Ak’Chamel – The Man Who Drank God

When it happens to speak about Texas and Music obviously it’s not possible to avoid to think about how since a couple years Texas became an important pole for what concerns experimental music and the DIY culture. Among the main projects we can name just my all time favorites Indian Jewelry, Sun Araw (now based in San Francisco), B L A C K I E All caps, With spaces and many others who made, along with events like the Levitation (formerly Austin Psych Fest) and SXSW, Texas a notable point of interest for pulsating unique cases of new music.
Speaking about unique cases and internet professional digging, it can happen to miss, among the main projects of the texas scene, Ak’Chamel: master and almighty folkdoom givers of illnesses from Houston. Ak’chamel (previously known as Chairs) is a trio interested in the darkest and most hidden shades of ethnic and occult music. It might have happened to you to miss their last cassette: “The Man Who Drank God”; published in the limited edition of 100 copies via Field Hymns – tape label which seems to like all sorts of cool and weird mindbending music from modern synthwave and 8bit music to ambient loops and synthish space trips.
If you really missed this little example of dark folk music on magnetic tape i am sorry for you, but fear not!

Talking about the cassette the band tells us that it could be assimilable to a work by Popol Vuh played through a shortwave radio.
Personally I would say that the eleven tracks that make the cassette for a total of approximately thirty minutes are well represented by this definition while being even more than that.

For certain aspects the tape reminds of albums such as “Spirit of peace” and even more of “Nosferatu (On the Way to a Little Way)” and “Sei still, wisse ich bin”, for the great attention to the vocal harmonies and the use of acoustic instruments played continuously in an hypnotic and circular way – Kume Pluke, Creation (Ex Nihilo), Dogs of Delhi – and at the same time it could remind the already named Sun Araw in “The Phiynx” without blues and psych rock happy sonorities for the dense and heavy lysergic ambiences (Hungry ghosts).
Moreover The Man Who Drank God develops admirably an ensemble of atmospheres that fit perfectly with Ak’Chamel’s aesthetic which is right in between Master Musicians of Bukkake and True Detective’s satanic-pagan symbology. The music ambience recalls stuff as Father Murphy (He who swallowed the universe, Tlaloc full of sores), Death in June (Rainmaking, There is no cure) and all of this make also the cassette seem a work that could have been released on the beloved Hairy Spider Legs or a stretched and sad version of Caroliner (I take nothing, Jaguar and the basket).
Another very interesting point is how (both for the cassette and for the digital format) the tracks were recorded, mixed and mastered: there’s no doubt that after the first experiments, in which the trio put together songs of which the recording choices were much different one to another, the group chose the warm sound of the mediums of the cassette format that seems to be part of the whole project and that makes the album sound like a witness on tape of an ancient world full of sadness, suffering and darkness, a culture of another dimension whose lost populations expressed in their cultic chants the weight of every single moment that from birth leads to death.

To conclude I would like to say that with this release the guys know their business.

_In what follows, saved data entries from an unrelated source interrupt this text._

__global__ void k_gen_keyfill(uint64_t seed, int64_t start_row, int64_t n,
                              int64_t nkeys, const int32_t* offs, char* data) {
    const char* pfx = "sensor_";
    int64_t stride = (int64_t)gridDim.x * blockDim.x;
    for (int64_t i = blockIdx.x * (int64_t)blockDim.x + threadIdx.x; i < n;
         i += stride) {
        uint64_t r = splitmix64(seed ^ (0x9e3779b97f4a7c15ULL *
                                        (uint64_t)(start_row + i + 1)));
        uint64_t k = r % (uint64_t)nkeys;
        char* p = data + offs[i];
        for (int j = 0; j < 7; j++) p[j] = pfx[j];
        int32_t len = offs[i + 1] - offs[i];
        for (int32_t j = len - 1; j >= 7; j--) {
            p[j] = (char)('0' + (k % 10));
            k /= 10;
        }
    }
}

void launch_gen_utf8(hipStream_t s, uint64_t seed, int64_t start_row, int64_t n,
                     int64_t nkeys, int32_t* d_lens, const int32_t* d_offs,
                     char* d_data) {
    int blocks = (int)std::min<int64_t>((n + BLOCK - 1) / BLOCK, 2048);
    if (blocks < 1) blocks = 1;
    if (d_lens)
        hipLaunchKernelGGL(k_gen_keylens, dim3(blocks), dim3(BLOCK), 0, s, seed,
                           start_row, n, nkeys, d_lens);
    if (d_data)
        hipLaunchKernelGGL(k_gen_keyfill, dim3(blocks), dim3(BLOCK), 0, s, seed,
                           start_row, n, nkeys, d_offs, d_data);
}


__device__ __forceinline__ uint64_t map_i64(int64_t x) {
    return (uint64_t)x ^ 0x8000000000000000ULL;
}

__global__ __launch_bounds__(BLOCK) void k_minmax(const int64_t* ts,
        const int32_t* kid, int64_t n, uint64_t* scalars) {
    __shared__ uint64_t red[3][WAVES_PER_BLOCK];
    uint64_t mn = ~0ULL, mx = 0, km = 0;
    int64_t stride = (int64_t)gridDim.x * blockDim.x;
    for (int64_t i = blockIdx.x * (int64_t)blockDim.x + threadIdx.x; i < n; i += stride) {
        uint64_t t = map_i64(ts[i]);
        mn = min(mn, t);
        mx = max(mx, t);
        if (kid) km = max(km, (uint64_t)(uint32_t)kid[i]);
    }
    for (int o = 32; o > 0; o >>= 1) {
        mn = min(mn, (uint64_t)__shfl_down((unsigned long long)mn, o));
        mx = max(mx, (uint64_t)__shfl_down((unsigned long long)mx, o));
        km = max(km, (uint64_t)__shfl_down((unsigned long long)km, o));
    }
    const int wave = threadIdx.x >> 6;
    if ((threadIdx.x & 63) == 0) {
        red[0][wave] = mn;
        red[1][wave] = mx;
        red[2][wave] = km;
    }
    __syncthreads();
    if (threadIdx.x == 0) {
        for (int w = 1; w < WAVES_PER_BLOCK; w++) {
            mn = min(mn, red[0][w]);
            mx = max(mx, red[1][w]);
            km = max(km, red[2][w]);
        }
        atomicMin((unsigned long long*)&scalars[0], (unsigned long long)mn);
        atomicMax((unsigned long long*)&scalars[1], (unsigned long long)mx);
        atomicMax((unsigned long long*)&scalars[2], (unsigned long long)km);
    }
}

They are making continuous progresses without forsaking their main muddy and slimey way through a dangerous and deep bayou full of unknown and malevolent creatures that they wanted to follow in their firsts albums. The tape is of course not an absolute masterpiece and I would not say that the variety is one of its advantages (thing that would have made the work more longevous) but this sure is definitively a strong step ahead thanks to its totally personal touch that the band already had and that now is achieved even more thanks to a full knowledge of their capacities and talents that sure stand out more than in the previous works.
With “The Man Who Drank God” Ak’Chamel obtain a coherent and more concrete form and with their sound right in between black metal, turkish music and religious choirs they show themselves as one of the most important experiences of Texan music, widening its meaning.
“The Man Who Drank God” is incontrovertibly one of the most interesting cassettes that I listened to this year.
When it comes to talk about surfing black magic and to officiate obscure pagan rites in the swamps consumed by otherworldly music, unknown drugs consumption and incomprehensible formulas to offer to the elders Ak’Chamel definitively knows his shit and in the future will not do anything else that continue to study in deep this abysses.